DIE LINKE und die Ukraine-Krise

Kein schwarz-weiß

Kategorien wie Russland-freundlich versus NATO-freundlich sind unterkomplex. Als anti-militaristische Friedenspartei lehnt DIE LINKE völkerrechtswidrige, ethnisch-nationalistisch begründete Angriffskriege wie denjenigen Putins auf die Ukraine grundsätzlich ab. Ebenfalls lehnen wir die undemokratisch strukturierte NATO ab. Sie wird von nationalistisch-geostrategischen US-Hegemonialinteressen dominiert, und bisweilen auch von innenpolitischen Interessen der USA, wie beim überstürzten Afghanistan-Abzug mit dramatischen Folgen. Die sicherheitspolitischen Interessen der USA folgen der Doktrin, die einzige Weltmacht zu sein. Dadurch sind sie nicht immer deckungsgleich und zum Teil sogar konträr gegenüber den Interessen der EU, die als Friedensprojekt gegründet worden ist.

Eine pazifistische Partei war und ist DIE LINKE nicht, und dies kommt zum Beispiel jedes Jahr am 8. Mai zum Ausdruck, wenn wir der Befreiung Deutschlands von Hitlers-Terrorregime durch die Alliierten gedenken. DIE LINKE respektiert das Recht auf Selbstverteidigung und Nothilfe. Als LINKE stehen wir Waffenlieferungen Deutschlands in die Ukraine aber schon aufgrund der deutschen Geschichte und der damit einhergehenden besonderen Verantwortung Deutschlands kritisch gegenüber. Die von der Ampel im Bund angekündigte massive Aufrüstung Deutschlands im Rahmen der NATO lehnen wir ab. Sie würde zwangsläufig auf Kosten von Sozialem und Klimaschutz gehen und gleichzeitig eine neue Aufrüstungsspirale in Gang setzen. Die Welt insgesamt würde so noch unökologischer, unsozialer und auch unsicherer. Die bereits vorhandenen massiven militärischen Kapazitäten der NATO übersteigen diejenigen Russlands bereits bei weitem, konnten aber den Angriff auf die Ukraine nicht verhindern.

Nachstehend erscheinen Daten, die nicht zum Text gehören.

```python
class BinLossGrads(C.Structure):
    _fields_ = [("out", C.c_void_p * LOSS_MAX_TERMS), ("term_a", C.c_int32 * LOSS_MAX_TERMS),
                ("term_b", C.c_int32 * LOSS_MAX_TERMS), ("sign_a", C.c_float * LOSS_MAX_TERMS),
                ("sign_b", C.c_float * LOSS_MAX_TERMS), ("n_out", C.c_int32)]


class BinRdnShape(C.Structure):
# ... 356 lines not shown
```

bin_amd/csrc/binhip_fused.h:

```cpp
#pragma once
#include "binhip_conv_common.h"

struct TailKArgs {
    const _Float16 *x_hi, *x_lo;
    const _Float16 *wc_hi, *wc_lo;
    const _Float16 *wl_hi, *wl_lo;
    const float *bc, *bl;
    _Float16 *y_hi, *y_lo;
    _Float16 *o3_hi, *o3_lo;
    unsigned* flags;
    int N, H, W, tiles_x, tiles_y, wt;
#if BINHIP_TIMELINE
    void* tl;
    unsigned tl_launch, tl_base;
#endif
};

int bh_launch_tail_x3(const TailKArgs& a, hipStream_t s);
```

bin_amd/csrc/binhip_fused_x3.hip:

```cpp
#include "binhip_fused.h"
#include <type_traits>

namespace {

struct TX {
    static constexpr int R = 2, NW = 4, TH = 8, PH = 10, PW = 34;
    static constexpr int PP = (PH * PW * 2 + 63) / 64;
    static constexpr int CWP = 9, LWP = 3;
    static constexpr int PATCH_BYTES = PP * 1024;
    static constexpr int WPL = (CWP + LWP) * 1024;
    static constexpr int WBUF_BYTES = 2 * WPL;
    static constexpr int W_OFF = 2 * PATCH_BYTES;
    static constexpr int LDS_BYTES = W_OFF + 2 * WBUF_BYTES;
    static constexpr int NCHUNK = 12;
    static constexpr int NPJ = (PP + NW - 1) / NW;
    static constexpr int TAILW_OFF = W_OFF;
    static_assert(2 * LDS_BYTES <= 160 * 1024, "two workgroups per CU");
};

__device__ __forceinline__ void tx_issue_patch(const TailKArgs& a, char* smem, int c, int pl, int wave, const unsigned* voff,
                                               const ConvTile& t) {
    __amdgpu_buffer_rsrc_t rs = patch_plane(a, c, pl, t);
    char* lds = smem + pl * TX::PATCH_BYTES;
#pragma unroll
    for (int j = 0; j < TX::NPJ; ++j) {
        const int i = wave + TX::NW * j;
        if (i < TX::PP) __builtin_amdgcn_raw_ptr_buffer_load_lds(rs, (lds_void_t*)(lds + i * 1024), 16, voff[j], 0, 0, 0);
    }
}

__device__ __forceinline__ void tx_issue_weights(const TailKArgs& a, char* smem, int c, int buf, int wave, int lane) {
    __amdgpu_buffer_rsrc_t ch = __builtin_amdgcn_make_buffer_rsrc((void*)(a.wc_hi + (long long)c * (9 * 32 * 16)), 0, 9 * 1024, 0x00020000);
    __amdgpu_buffer_rsrc_t cl = __builtin_amdgcn_make_buffer_rsrc((void*)(a.wc_lo + (long long)c * (9 * 32 * 16)), 0, 9 * 1024, 0x00020000);
    __amdgpu_buffer_rsrc_t lh = __builtin_amdgcn_make_buffer_rsrc((void*)(a.wl_hi + (long long)c * (96 * 16)), 0, 3 * 1024, 0x00020000);
    __amdgpu_buffer_rsrc_t ll = __builtin_amdgcn_make_buffer_rsrc((void*)(a.wl_lo + (long long)c * (96 * 16)), 0, 3 * 1024, 0x00020000);
    char* lds = smem + TX::W_OFF + buf * TX::WBUF_BYTES;
    const unsigned v = (unsigned)(lane * 16);
#pragma unroll
    for (int j = 0; j < 6; ++j) {
        const int i = wave + TX::NW * j;
        const int pl = i >= 12 ? 1 : 0;
        const int k = i - 12 * pl;
        const bool lff = k >= TX::CWP;
        const int t = lff ? k - TX::CWP : k;
        __builtin_amdgcn_raw_ptr_buffer_load_lds(pl ? (lff ? ll : cl) : (lff ? lh : ch), (lds_void_t*)(lds + i * 1024), 16, v,
                                                 t * 1024, 0, 0);
    }
}

__device__ __forceinline__ void tx_issue_tailw(const TailKArgs& a, char* smem, int wave, int lane) {
    __amdgpu_buffer_rsrc_t lh = __builtin_amdgcn_make_buffer_rsrc((void*)(a.wl_hi + (long long)12 * (96 * 16)), 0, 6 * 1024, 0x00020000);
    __amdgpu_buffer_rsrc_t ll = __builtin_amdgcn_make_buffer_rsrc((void*)(a.wl_lo + (long long)12 * (96 * 16)), 0, 6 * 1024, 0x00020000);
    char* lds = smem + TX::TAILW_OFF;
#pragma unroll
    for (int j = 0; j < 3; ++j) {
        const int i = wave + TX::NW * j;
        const int pl = i >= 6 ? 1 : 0;
        __builtin_amdgcn_raw_ptr_buffer_load_lds(pl ? ll : lh, (lds_void_t*)(lds + i * 1024), 16, (unsigned)(lane * 16),
                                                 (i - 6 * pl) * 1024, 0, 0);
    }
}

template <int RES>
__device__ __forceinline__ void tx_add_residual_row(const half8& bc, floatx16 (&accl)[3][TX::R], int r) {
    constexpr int K = RES >> 1, HF = RES & 1;
    union H8 { half8 h; unsigned u[4]; };
    H8 v;
    v.h = bc;
#pragma unroll
    for (int k = 0; k < 2; ++k) {
        auto sw = __builtin_amdgcn_permlane32_swap(v.u[k], v.u[2 + k], false, false);
        v.u[k] = sw[0]; v.u[2 + k] = sw[1];
    }
#pragma unroll
    for (int ge = 0; ge < 2; ++ge)
#pragma unroll
        for (int j = 0; j < 4; ++j) accl[K][r][4 * (2 * HF + ge) + j] += (float)v.h[4 * ge + j];
}

template <bool HI, int RES>
__device__ __forceinline__ void tx_compute(const char* pb, const char* wb, int a_lane_off, int b_lane_off,
                                           floatx16 (&accc)[TX::R], floatx16 (&accl)[3][TX::R], half8 (&carry)[TX::R]) {
    constexpr int R = TX::R;
    constexpr int NSTEP = 12;
    half8 B[2][R + 2];
    half8 Ah[2], Al[2];
    auto load_b = [&](int dx, half8 (&dst)[R + 2]) {
#pragma unroll
        for (int rr = 0; rr < R + 2; ++rr) dst[rr] = ld8(pb + b_lane_off + (rr * TX::PW + dx) * 16);
    };
    auto step_kind = [](int s, bool& lff, int& dx, int& k) {
        if (s < 3) { lff = false; dx = 0; k = s; }
        else if (s < 6) { lff = false; dx = 1; k = s - 3; }
        else if (s < 9) { lff = true; dx = 1; k = s - 6; }
// ... 19 lines not shown
        if constexpr (RES >= 0) {
            if (s == 0) {
#pragma unroll
                for (int r = 0; r < R; ++r) tx_add_residual_row<RES>(carry[r], accl, r);
                __builtin_amdgcn_sched_barrier(0);
            }
        }
        if (!lff) {
            const int set = dx & 1;
            if constexpr (HI) {
#pragma unroll
                for (int r = 0; r < R; ++r)
                    accc[r] = mfma_32x32x16(Al[s & 1], B[set][r + k], accc[r]);
            }
#pragma unroll
            for (int r = 0; r < R; ++r)
                accc[r] = mfma_32x32x16(Ah[s & 1], B[set][r + k], accc[r]);
        } else {
            if constexpr (HI) {
#pragma unroll
                for (int r = 0; r < R; ++r)
                    accl[k][r] = mfma_32x32x16(Al[s & 1], B[1][r + 1], accl[k][r]);
            }
#pragma unroll
            for (int r = 0; r < R; ++r)
                accl[k][r] = mfma_32x32x16(Ah[s & 1], B[1][r + 1], accl[k][r]);
        }
        __builtin_amdgcn_sched_barrier(0);
    }
#pragma unroll
    for (int r = 0; r < R; ++r) carry[r] = B[1][r + 1];
}

__global__ void __launch_bounds__(256) __attribute__((amdgpu_waves_per_eu(2, 2)))
rdb_tail_x3_kernel(const TailKArgs a, const float* __restrict__ bias_c, const float* __restrict__ bias_l) {
    extern __shared__ __attribute__((aligned(16))) char smem[];
    BH_TL_DECL;
    BH_TL_BEGIN();
    const int tid = threadIdx.x;
    const int lane = tid & 63;
    const int wave = __builtin_amdgcn_readfirstlane(tid >> 6);
    const int n = lane & 31, kg = lane >> 5;

    const ConvTile t = tile_decode<TX::TH>(a, 1);
    const int img = t.img, tx0 = t.tx0, ty0 = t.ty0;
    const int H = a.H, W = a.W;
    const long long plane_elems = t.plane_elems;
    unsigned voff[TX::NPJ];
    patch_offsets<TX, 1>(voff, t, H, W, wave, lane);

    floatx16 accc[TX::R];
    floatx16 accl[3][TX::R];
#pragma unroll
    for (int r = 0; r < TX::R; ++r)
#pragma unroll
        for (int e = 0; e < 16; ++e) {
            accc[r][e] = 0.f;
            accl[0][r][e] = 0.f; accl[1][r][e] = 0.f; accl[2][r][e] = 0.f;
        }
    const int a_lane_off = weight_lane_off(n, kg);
    const int b_lane_off = patch_lane_off<TX>(n, kg, wave * TX::R);

    __builtin_amdgcn_s_setprio(2);
    tx_issue_weights(a, smem, 0, 0, wave, lane);
    tx_issue_patch(a, smem, 0, 0, wave, voff, t);
    half8 carry[TX::R];
    auto chunk = [&](const int c, auto res_hi, auto res_lo) __attribute__((always_inline)) {
        constexpr int RH = decltype(res_hi)::value, RL = decltype(res_lo)::value;
        const char* wb = smem + TX::W_OFF + (c & 1) * TX::WBUF_BYTES;
        wait_vmcnt<0>();
        __builtin_amdgcn_s_barrier();
        __builtin_amdgcn_sched_barrier(0);
#if BINHIP_TIMELINE
        if (c == 0) BH_TL_STAMP(1);
#endif
        tx_issue_patch(a, smem, c, 1, wave, voff, t);
        if (c + 1 < TX::NCHUNK) tx_issue_weights(a, smem, c + 1, (c + 1) & 1, wave, lane);
        else tx_issue_tailw(a, smem, wave, lane);
        tx_compute<true, RH>(smem, wb, a_lane_off, b_lane_off, accc, accl, carry);
        wait_vmcnt<0>();
        __builtin_amdgcn_s_barrier();
        __builtin_amdgcn_sched_barrier(0);
        if (c + 1 < TX::NCHUNK) tx_issue_patch(a, smem, c + 1, 0, wave, voff, t);
        tx_compute<false, RL>(smem + TX::PATCH_BYTES, wb, a_lane_off, b_lane_off, accc, accl, carry);
    };
    using std::integral_constant;
    chunk(0, integral_constant<int, -1>{}, integral_constant<int, 0>{});
    chunk(1, integral_constant<int, 0>{}, integral_constant<int, 1>{});
    chunk(2, integral_constant<int, 1>{}, integral_constant<int, 2>{});
    chunk(3, integral_constant<int, 2>{}, integral_constant<int, 3>{});
    chunk(4, integral_constant<int, 3>{}, integral_constant<int, 4>{});
    chunk(5, integral_constant<int, 4>{}, integral_constant<int, 5>{});
    chunk(6, integral_constant<int, 5>{}, integral_constant<int, -1>{});
    for (int c = 7; c < TX::NCHUNK; ++c) chunk(c, integral_constant<int, -1>{}, integral_constant<int, -1>{});
    wait_vmcnt<0>();
    __builtin_amdgcn_s_barrier();
    __builtin_amdgcn_sched_barrier(0);

    __builtin_amdgcn_s_setprio(0);
    const int gx = tx0 + n;
    union H4 { half4 h; unsigned u[2]; };
    union H8 { half8 h; unsigned u[4]; };
    unsigned sat = 0;
    half8 Bh[2][TX::R], Bl[2][TX::R];
#pragma unroll
    for (int r = 0; r < TX::R; ++r) {
        const int gy = ty0 + wave * TX::R + r;
        const bool ok = (gy < H) && (gx < W);
#pragma unroll
        for (int gp = 0; gp < 2; ++gp) {
            H4 hv[2], lv[2];
#pragma unroll
            for (int ge = 0; ge < 2; ++ge) {
                const int g = 2 * gp + ge;
                float b8[8];
#pragma unroll
                for (int j = 0; j < 8; ++j) b8[j] = bias_c[8 * g + j];
                const float v[4] = {accc[r][4 * g + 0] + (kg ? b8[4] : b8[0]), accc[r][4 * g + 1] + (kg ? b8[5] : b8[1]),
                                    accc[r][4 * g + 2] + (kg ? b8[6] : b8[2]), accc[r][4 * g + 3] + (kg ? b8[7] : b8[3])};
                split_pair(v[0], v[1], sat, hv[ge].u[0], lv[ge].u[0], true);
                split_pair(v[2], v[3], sat, hv[ge].u[1], lv[ge].u[1], true);
            }
#pragma unroll
            for (int k = 0; k < 2; ++k) {
                auto sw = __builtin_amdgcn_permlane32_swap(hv[0].u[k], hv[1].u[k], false, false);
                hv[0].u[k] = sw[0]; hv[1].u[k] = sw[1];
                auto sl = __builtin_amdgcn_permlane32_swap(lv[0].u[k], lv[1].u[k], false, false);
                lv[0].u[k] = sl[0]; lv[1].u[k] = sl[1];
            }
            H8 fh, fl;
            fh.u[0] = hv[0].u[0]; fh.u[1] = hv[0].u[1]; fh.u[2] = hv[1].u[0]; fh.u[3] = hv[1].u[1];
            fl.u[0] = lv[0].u[0]; fl.u[1] = lv[0].u[1]; fl.u[2] = lv[1].u[0]; fl.u[3] = lv[1].u[1];
            Bh[gp][r] = fh.h;
            Bl[gp][r] = fl.h;
            if (a.o3_hi && ok) {
                const long long o = (long long)gp * plane_elems + ((((long long)img * H + gy) * W + gx) << 4) + kg * 8;
                *reinterpret_cast<uint4*>(a.o3_hi + o) = make_uint4(fh.u[0], fh.u[1], fh.u[2], fh.u[3]);
                *reinterpret_cast<uint4*>(a.o3_lo + o) = make_uint4(fl.u[0], fl.u[1], fl.u[2], fl.u[3]);
            }
        }
    }

    const char* tailw = smem + TX::TAILW_OFF;
#pragma unroll
    for (int t = 0; t < 2; ++t) {
#pragma unroll
        for (int mt = 0; mt < 3; ++mt) {
            const int off = (t * 96 + mt * 32) * 32 + a_lane_off;
            const half8 Ah = ld8(tailw + off);
            const half8 Al = ld8(tailw + 6 * 1024 + off);
#pragma unroll
            for (int r = 0; r < TX::R; ++r) {
                accl[mt][r] = mfma_32x32x16(Al, Bh[t][r], accl[mt][r]);
                accl[mt][r] = mfma_32x32x16(Ah, Bh[t][r], accl[mt][r]);
                accl[mt][r] = mfma_32x32x16(Ah, Bl[t][r], accl[mt][r]);
            }
        }
    }
    if (a.flags && __builtin_amdgcn_ballot_w64(sat != 0) != 0 && lane == 0) atomicOr(a.flags, BINHIP_FLAG_SATURATED);
    BH_TL_STAMP(2);

    ConvKArgs e;
    e.bias = a.bl; e.y_hi = a.y_hi; e.y_lo = a.y_lo;
    e.r_hi = e.r_lo = e.r2_hi = e.r2_lo = e.m_hi = nullptr;
    e.flags = a.flags;
    e.N = a.N; e.H = H; e.W = W;
    e.relu = 0; e.has_res = 0; e.cout = 96; e.wt = a.wt;
    e.och_limit = 6; e.res_chunks = 0; e.mask_from = 0; e.y_cpg = 0; e.y_cpg_inv = 0; e.y_group_stride = 0; e.y_unshuf = 0;
    conv_epilogue<3, TX::R, 3, BINHIP_EPI_PLANES, false>(e, bias_l, accl, img, ty0 + wave * TX::R, tx0, 0, true, n, kg, plane_elems);
    BH_TL_FINISH(a, blockIdx.x);
}

}
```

Die Ampel-Bundesregierung sieht nun 100 Milliarden Euro und zukünftig jährlich 2 Prozent des Bruttoinlandsprodukts für Rüstung vor. Stattdessen werden diese für andere Herausforderungen benötigt: für die Bekämpfung der seit Jahren zunehmenden Armut in Deutschland und im globalen Süden, für Investitionen in Bildung und den sozial-ökologischen Umbau der Gesellschaft, um aus der ökologischen Sackgasse zu kommen, in der sich die Menschheit befindet.

Durch Putins Agieren ist allerdings eine neue Bedrohungssituation in Europa entstanden, und gerade Deutschland hat eine Verantwortung gegenüber seinen osteuropäischen Nachbarn. Dem Aufbau eigener Verteidigungskapazitäten der EU auf der Grundlage des Aachener Vertrags (und zwar perspektivisch unabhängig von der NATO - wie von Frankreich seit Jahrzehnten angestrebt!) würde ich mich nicht gänzlich verweigern. Es ist auch mit Blick auf die Regierungszeit Trumps höchste Zeit, dass Europa seine Verteidigung selbstständig in die eigenen Hände nimmt. Dabei muss der Schwerpunkt immer auf Krisenprävention und der Vermeidung von Krieg sowie rein defensiven militärischen Kapazitäten liegen. Wie alle anderen Parteien in Deutschland werden wir einige Diskussionen zu führen haben. Für uns als DIE LINKE muss es dabei darum gehen, realistische Antworten auf die neue sicherheitspolitische Herausforderung zu finden und gleichzeitig unser Profil als Friedenspartei weiter zu schärfen."